**Exercise objective:**
Go through the listing and copy each line with the string "fmaf".

**Entries provided:**
----------

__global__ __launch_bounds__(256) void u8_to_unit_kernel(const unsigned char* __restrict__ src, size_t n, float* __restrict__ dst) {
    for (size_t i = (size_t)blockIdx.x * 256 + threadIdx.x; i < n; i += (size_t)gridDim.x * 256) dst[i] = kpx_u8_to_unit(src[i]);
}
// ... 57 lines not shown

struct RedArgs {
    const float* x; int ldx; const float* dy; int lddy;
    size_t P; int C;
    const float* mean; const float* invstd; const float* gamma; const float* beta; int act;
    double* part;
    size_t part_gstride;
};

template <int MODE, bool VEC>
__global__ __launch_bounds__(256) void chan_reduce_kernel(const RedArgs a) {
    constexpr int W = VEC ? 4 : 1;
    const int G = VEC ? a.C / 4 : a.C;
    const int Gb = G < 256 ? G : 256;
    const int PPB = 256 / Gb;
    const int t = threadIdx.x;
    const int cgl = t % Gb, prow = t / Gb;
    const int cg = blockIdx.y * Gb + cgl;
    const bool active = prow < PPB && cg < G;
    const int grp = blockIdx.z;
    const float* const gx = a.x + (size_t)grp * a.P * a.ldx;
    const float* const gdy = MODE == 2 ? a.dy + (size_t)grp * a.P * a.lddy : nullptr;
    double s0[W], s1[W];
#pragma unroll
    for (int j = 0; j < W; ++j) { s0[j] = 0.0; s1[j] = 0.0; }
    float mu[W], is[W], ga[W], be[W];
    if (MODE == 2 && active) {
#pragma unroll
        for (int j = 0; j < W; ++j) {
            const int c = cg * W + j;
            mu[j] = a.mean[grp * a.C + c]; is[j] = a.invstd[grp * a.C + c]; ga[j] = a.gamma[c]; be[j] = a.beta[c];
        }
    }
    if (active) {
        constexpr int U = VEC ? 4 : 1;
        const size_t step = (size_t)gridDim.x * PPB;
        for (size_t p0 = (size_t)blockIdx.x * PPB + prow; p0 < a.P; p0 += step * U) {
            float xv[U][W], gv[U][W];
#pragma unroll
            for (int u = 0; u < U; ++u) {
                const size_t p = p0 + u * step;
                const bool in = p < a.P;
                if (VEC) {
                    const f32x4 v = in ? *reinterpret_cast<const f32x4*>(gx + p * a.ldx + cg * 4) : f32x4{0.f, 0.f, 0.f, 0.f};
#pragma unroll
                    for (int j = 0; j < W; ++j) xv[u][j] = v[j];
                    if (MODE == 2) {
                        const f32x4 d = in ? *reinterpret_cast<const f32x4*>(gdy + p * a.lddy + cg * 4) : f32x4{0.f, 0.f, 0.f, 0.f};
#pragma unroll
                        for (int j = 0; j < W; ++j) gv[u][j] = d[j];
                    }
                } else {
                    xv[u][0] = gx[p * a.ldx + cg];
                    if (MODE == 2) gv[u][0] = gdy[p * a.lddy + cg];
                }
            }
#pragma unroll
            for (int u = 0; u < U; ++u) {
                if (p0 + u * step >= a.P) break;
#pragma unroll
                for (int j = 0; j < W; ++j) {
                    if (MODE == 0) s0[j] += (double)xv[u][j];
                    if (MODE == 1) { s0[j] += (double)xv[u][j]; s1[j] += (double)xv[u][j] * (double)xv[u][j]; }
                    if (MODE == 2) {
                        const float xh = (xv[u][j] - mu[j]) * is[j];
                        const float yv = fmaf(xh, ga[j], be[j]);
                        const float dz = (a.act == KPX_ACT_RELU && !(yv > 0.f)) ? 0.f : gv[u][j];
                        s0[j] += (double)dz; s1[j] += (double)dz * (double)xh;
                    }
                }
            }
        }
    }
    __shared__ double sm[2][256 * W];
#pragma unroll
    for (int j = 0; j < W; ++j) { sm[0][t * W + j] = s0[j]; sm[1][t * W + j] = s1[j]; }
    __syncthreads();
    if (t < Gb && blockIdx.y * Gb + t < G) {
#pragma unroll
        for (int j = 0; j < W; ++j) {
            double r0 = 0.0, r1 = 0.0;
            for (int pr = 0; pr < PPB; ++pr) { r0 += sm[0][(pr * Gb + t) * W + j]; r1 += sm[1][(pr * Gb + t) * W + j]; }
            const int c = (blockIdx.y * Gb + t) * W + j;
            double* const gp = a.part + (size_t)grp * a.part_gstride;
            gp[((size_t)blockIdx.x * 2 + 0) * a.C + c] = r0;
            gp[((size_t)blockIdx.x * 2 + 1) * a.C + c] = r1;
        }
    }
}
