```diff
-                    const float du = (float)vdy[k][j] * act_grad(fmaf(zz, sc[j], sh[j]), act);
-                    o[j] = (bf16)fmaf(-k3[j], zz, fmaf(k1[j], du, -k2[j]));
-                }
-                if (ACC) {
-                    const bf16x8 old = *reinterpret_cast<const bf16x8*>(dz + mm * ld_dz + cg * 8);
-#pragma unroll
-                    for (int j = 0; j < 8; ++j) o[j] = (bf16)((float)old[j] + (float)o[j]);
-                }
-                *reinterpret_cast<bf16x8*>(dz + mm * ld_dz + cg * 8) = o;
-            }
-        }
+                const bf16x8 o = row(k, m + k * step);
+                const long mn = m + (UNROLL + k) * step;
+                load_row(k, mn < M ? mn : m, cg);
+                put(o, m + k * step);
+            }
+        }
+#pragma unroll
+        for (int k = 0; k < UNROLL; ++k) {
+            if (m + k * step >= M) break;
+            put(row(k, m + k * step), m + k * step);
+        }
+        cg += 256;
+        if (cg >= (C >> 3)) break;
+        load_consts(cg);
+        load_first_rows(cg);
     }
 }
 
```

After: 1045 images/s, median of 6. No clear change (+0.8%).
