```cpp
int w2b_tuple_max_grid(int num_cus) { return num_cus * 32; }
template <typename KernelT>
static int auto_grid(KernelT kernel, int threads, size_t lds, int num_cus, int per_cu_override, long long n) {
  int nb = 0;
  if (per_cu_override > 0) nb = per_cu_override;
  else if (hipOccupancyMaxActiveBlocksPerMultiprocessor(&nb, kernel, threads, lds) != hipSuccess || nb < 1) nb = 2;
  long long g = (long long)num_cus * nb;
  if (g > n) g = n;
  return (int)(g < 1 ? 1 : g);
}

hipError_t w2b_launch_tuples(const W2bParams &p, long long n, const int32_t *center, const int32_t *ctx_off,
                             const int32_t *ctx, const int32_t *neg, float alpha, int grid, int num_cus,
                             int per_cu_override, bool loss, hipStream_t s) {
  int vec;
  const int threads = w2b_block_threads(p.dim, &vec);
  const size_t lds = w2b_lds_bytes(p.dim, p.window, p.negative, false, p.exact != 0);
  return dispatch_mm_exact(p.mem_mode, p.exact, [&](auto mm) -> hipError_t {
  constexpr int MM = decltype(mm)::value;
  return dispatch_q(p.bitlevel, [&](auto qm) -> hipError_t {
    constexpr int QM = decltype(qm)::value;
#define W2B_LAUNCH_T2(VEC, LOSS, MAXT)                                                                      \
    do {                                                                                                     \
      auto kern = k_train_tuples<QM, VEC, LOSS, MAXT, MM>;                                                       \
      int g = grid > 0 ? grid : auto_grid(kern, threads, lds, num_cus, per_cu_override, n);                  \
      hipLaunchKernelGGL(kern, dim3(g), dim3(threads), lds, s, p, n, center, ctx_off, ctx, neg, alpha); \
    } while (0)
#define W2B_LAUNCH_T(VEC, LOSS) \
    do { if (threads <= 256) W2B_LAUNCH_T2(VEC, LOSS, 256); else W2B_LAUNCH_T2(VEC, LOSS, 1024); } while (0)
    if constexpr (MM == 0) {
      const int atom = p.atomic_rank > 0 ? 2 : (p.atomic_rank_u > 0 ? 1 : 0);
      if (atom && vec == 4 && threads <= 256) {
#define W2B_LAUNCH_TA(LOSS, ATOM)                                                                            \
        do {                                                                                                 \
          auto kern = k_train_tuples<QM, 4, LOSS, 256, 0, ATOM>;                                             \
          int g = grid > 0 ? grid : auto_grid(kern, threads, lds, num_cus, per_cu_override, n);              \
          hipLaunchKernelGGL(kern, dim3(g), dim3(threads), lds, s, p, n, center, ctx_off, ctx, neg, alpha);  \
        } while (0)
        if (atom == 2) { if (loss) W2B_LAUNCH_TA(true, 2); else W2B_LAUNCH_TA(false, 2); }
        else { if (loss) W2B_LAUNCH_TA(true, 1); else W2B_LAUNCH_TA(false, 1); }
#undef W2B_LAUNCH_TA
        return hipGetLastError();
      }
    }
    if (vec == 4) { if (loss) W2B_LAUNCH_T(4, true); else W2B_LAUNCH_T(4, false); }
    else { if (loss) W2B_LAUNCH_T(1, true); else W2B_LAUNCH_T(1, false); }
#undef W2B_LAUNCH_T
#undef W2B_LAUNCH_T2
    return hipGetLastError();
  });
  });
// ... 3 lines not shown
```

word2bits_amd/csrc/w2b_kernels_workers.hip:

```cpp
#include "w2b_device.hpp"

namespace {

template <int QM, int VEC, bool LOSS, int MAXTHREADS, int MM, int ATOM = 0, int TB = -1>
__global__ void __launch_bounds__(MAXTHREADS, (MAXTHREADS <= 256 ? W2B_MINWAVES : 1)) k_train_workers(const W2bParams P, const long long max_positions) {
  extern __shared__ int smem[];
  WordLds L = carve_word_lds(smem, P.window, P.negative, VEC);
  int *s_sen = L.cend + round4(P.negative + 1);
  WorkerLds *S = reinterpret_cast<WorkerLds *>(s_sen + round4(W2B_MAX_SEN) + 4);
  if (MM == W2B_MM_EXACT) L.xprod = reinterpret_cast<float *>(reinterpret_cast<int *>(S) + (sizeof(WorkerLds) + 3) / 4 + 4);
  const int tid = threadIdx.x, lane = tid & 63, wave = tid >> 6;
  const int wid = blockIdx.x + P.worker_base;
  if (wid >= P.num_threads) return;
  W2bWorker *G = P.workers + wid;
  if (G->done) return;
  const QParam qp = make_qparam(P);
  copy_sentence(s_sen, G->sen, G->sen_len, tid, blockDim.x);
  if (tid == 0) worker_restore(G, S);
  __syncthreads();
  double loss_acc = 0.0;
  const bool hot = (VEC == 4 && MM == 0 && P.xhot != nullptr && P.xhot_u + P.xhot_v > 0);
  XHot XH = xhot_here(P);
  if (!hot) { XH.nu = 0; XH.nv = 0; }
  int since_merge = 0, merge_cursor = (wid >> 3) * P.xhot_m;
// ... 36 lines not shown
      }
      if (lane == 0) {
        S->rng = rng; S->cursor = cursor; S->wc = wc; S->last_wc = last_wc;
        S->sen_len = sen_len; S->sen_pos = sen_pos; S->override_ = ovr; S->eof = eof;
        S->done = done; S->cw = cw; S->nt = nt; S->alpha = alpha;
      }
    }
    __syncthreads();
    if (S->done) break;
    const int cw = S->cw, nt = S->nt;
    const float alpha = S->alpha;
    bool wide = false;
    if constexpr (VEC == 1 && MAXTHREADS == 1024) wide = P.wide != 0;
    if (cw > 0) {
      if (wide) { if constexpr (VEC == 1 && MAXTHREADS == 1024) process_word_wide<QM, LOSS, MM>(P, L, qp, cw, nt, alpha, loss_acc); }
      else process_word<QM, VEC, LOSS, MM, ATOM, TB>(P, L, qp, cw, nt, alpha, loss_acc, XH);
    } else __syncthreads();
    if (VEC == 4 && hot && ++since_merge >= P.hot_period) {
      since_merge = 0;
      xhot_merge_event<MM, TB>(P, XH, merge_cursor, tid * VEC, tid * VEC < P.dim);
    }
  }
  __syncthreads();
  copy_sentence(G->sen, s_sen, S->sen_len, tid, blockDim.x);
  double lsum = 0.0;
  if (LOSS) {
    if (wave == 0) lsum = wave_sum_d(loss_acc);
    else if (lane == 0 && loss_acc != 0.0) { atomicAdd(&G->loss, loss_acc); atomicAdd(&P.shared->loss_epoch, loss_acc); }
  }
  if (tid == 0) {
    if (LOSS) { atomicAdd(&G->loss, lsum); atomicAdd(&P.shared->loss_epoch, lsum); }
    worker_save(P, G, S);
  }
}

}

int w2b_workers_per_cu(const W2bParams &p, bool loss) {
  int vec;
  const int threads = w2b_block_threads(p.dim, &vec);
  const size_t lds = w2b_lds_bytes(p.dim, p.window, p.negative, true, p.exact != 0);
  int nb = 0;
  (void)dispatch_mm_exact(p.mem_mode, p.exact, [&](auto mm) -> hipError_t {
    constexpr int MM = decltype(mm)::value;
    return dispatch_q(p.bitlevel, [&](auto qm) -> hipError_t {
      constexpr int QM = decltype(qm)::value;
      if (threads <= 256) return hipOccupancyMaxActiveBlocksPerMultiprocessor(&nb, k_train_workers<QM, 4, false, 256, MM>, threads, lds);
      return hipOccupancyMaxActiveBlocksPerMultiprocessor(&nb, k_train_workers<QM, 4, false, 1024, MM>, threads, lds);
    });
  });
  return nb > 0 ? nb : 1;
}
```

----------

**Expected answer:**
                        const float yv = fmaf(xh, ga[j], be[j]);
-                    const float du = (float)vdy[k][j] * act_grad(fmaf(zz, sc[j], sh[j]), act);
-                    o[j] = (bf16)fmaf(-k3[j], zz, fmaf(k1[j], du, -k2[j]));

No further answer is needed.